Back in September we reported on the financial troubles of movie studio Metro-Goldwyn-Mayer (or MGM for short). The studio has racked up a debt of a whopping $3.5 billion (yowza!) and, at the time, it was, “teetering on the edge of bankruptcy.” The company has two big properties currently in its possession, those being the Bond franchise and the upcoming Hobbit adaptation.

Luckily, but not surprisingly, both those properties are quite safe, with Warner Bros. stepping in to foot the bill for production on The Hobbit, while also handling domestic distribution for the film (which will be split into two parts). As I said, no surprise there that the two franchises are safe (guaranteed box office bank if ever there were any), but it was nice for that to be made official.
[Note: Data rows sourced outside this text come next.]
# szemenyeim/DynEnv

Measured on AMD Instinct MI355X. Metric: agent-steps/s, higher is better.
Workload: dtype f64

## Files before the change

dynenv_amd/csrc/driving_kernels.hip:

```cpp
#include "driving_dev.h"

__constant__ DrvConst C;

#include "driving_host.h"

struct DrvMailbox {
  double p1x[DRV_NS][2], p1y[DRV_NS][2], p2x[DRV_NS][2], p2y[DRV_NS][2], nx[DRV_NS], ny[DRV_NS];
  int hash[DRV_NS][2], count[DRV_NS], flag[DRV_NS];
};
struct DrvObsStage {
  float carRow[DRV_MAXA][8];
  float goal[DRV_MAXA][2];
  float shared[DRV_MAXO * 4 + DRV_MAXP * 2 + DRV_LANE_ROWS * 5];
};
#ifdef DRV_PROFILE
#define DRV_PROF(...) __VA_ARGS__
#else
#define DRV_PROF(...)
#endif
#define DRV_CLIST 128
struct __align__(16) DrvLds {
  double px[DRV_NB], py[DRV_NB], vx[DRV_NB], vy[DRV_NB], ang[DRV_NB], w[DRV_NB], vbx[DRV_NB], vby[DRV_NB], wb[DRV_NB];
  double minv[DRV_NB], iinv[DRV_NB];
  double rc[DRV_MAXA], rs[DRV_MAXA], rotAng[DRV_MAXA];
  double dirx[DRV_MAXA], diry[DRV_MAXA], prevx[DRV_MAXA], prevy[DRV_MAXA], goalx[DRV_MAXA], goaly[DRV_MAXA];
  double cosRel0[DRV_MAXA];
  double dprev[DRV_MAXA];
  double cmass[DRV_MAXA], cpower[DRV_MAXA], chx[DRV_MAXA], chy[DRV_MAXA];
  double aabb[DRV_MAXA][4];
  V2 cv[DRV_MAXA][4];
  int flags[DRV_NB], moving[DRV_NB];
  double ox[DRV_MAXO], oy[DRV_MAXO];
  int s_pair[DRV_NS], s_meta[DRV_NS], s_hash0[DRV_NS], s_hash1[DRV_NS];
  double s_jn0[DRV_NS], s_jt0[DRV_NS], s_jn1[DRV_NS], s_jt1[DRV_NS];
  double rewAcc[DRV_MAXA], posAcc[DRV_MAXA];
  int lastCand[64];
  int stepErr;
  unsigned char act[16];
  int still[DRV_NB];
  unsigned short clist[DRV_CLIST];
  int clistN;
  int sLvMeta;
  unsigned long long sActive;
  unsigned char sLevel[DRV_NS];
  union {
    DrvMailbox mb;
    DrvObsStage ob;
  } u;
};

static_assert(sizeof(DrvLds) <= 10240, "16 one-wave workgroups per CU - one residency round of 4096 environments on 256 CUs - need <= 160 KB / 16 of LDS each");
__shared__ DrvLds g_L;


#define DRV_COS_PI_2 6.123233995736766e-17
template <int R>
struct RoadK;
template <>
struct RoadK<0> {
  static constexpr double p0x = 875.0, p0y = 0.0, dirx = 0.0, diry = 1.0, lat = 2.0 * 35.0 + 5.0, length = 1000.0;
  static constexpr double dirAngle = 1.5707963267948966, cosDir0 = DRV_COS_PI_2, nx = -1.0, ny = DRV_COS_PI_2;
};
template <>
struct RoadK<1> {
  static constexpr double p0x = 0.0, p0y = 500.0, dirx = 1.0, diry = 0.0, lat = 1.0 * 35.0 + 5.0, length = 1750.0;
  static constexpr double dirAngle = 0.0, cosDir0 = 1.0, nx = DRV_COS_PI_2, ny = 1.0;
};

struct CarK {
  static constexpr double carMass0 = 1200.0, carMass1 = 1800.0, carMass2 = 3500.0, carMass3 = 5000.0;
  static constexpr double carHx0 = 10.0, carHx1 = 15.0, carHx2 = 20.0, carHx3 = 25.0;
  static constexpr double carHy0 = 5.0, carHy1 = 6.0, carHy2 = 7.0, carHy3 = 8.0;
  static constexpr double carPower0 = 3.0, carPower1 = 4.0, carPower2 = 3.0, carPower3 = 4.0;
  static constexpr double carInertia0 = 50000.0, carInertia1 = 156600.0, carInertia2 = 0x1.ff8e555555555p+18, carInertia3 = 0x1.185ad55555555p+20;
  static constexpr double pedMass = 90.0, pedInertia = 90.0 * (0.5 * (0.0 * 0.0 + DRV_PED_R * DRV_PED_R) + 0.0);
};
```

However, specific film properties aside, the trouble for MGM at large is that it was possibly going to auction of its assets. And now, only a couple of months later, we get word that’s exactly what’s happening. Variety reports that MGM has been given an extension until January 31st, 2010, from paying interest on their massive debts (which is the second time an extension has been granted, the first being until December 15th), and is going to be using that time to start, “a process to explore various strategic alternatives including operating as a standalone entity, forming strategic partnerships and evaluating a potential sale of the company.”

Sources close to MGM say that the studio’s investment bankers, Moelis and Co., are overseeing the sales process. However MGM’s current management will remain in place to take care of feature development and the general continuing of production. A statement issued on Friday from MGM reads:

“The lenders took this action in support of the company’s ongoing efforts to develop and evaluate long-term strategic alternatives to maximize value for its stakeholders… MGM appreciates the continued support of its lender group for the process it is undertaking.”

So what assets does MGM have to offer? Well, they include the likes of a 4,000-title library, the logo, the United Artists operations, rights to the James Bond franchise and half-ownership of the upcoming Hobbit films. You’d immediately think that other studios would be licking their lips right about now and you’d be right: Possible buyers include Time Warner, News. Corps (which owns 20th Century Fox) and Lionsgate (Get it? LIONsgate? MGM’s logo is a roaring lion… Okay, never mind…).

There was a rumor at the beginning of last month that the Bond franchise was maybe moving from MGM to Fox, but soon thereafter MGM contacted the guys over at Film School Rejects directly to let us all know that wasn’t the case. However, in light of this recent news, even though Bond won’t be moving studios, per se, if another studio snaps up MGM then the Bond franchise would by extension be owned by someone else.

Man, this whole MGM ordeal really is tossing and turning in a relatively short period of time, isn’t it?…

What do you think of MGM being officially for sale in light of their recent financial troubles? Which studio do you think will make the purchase?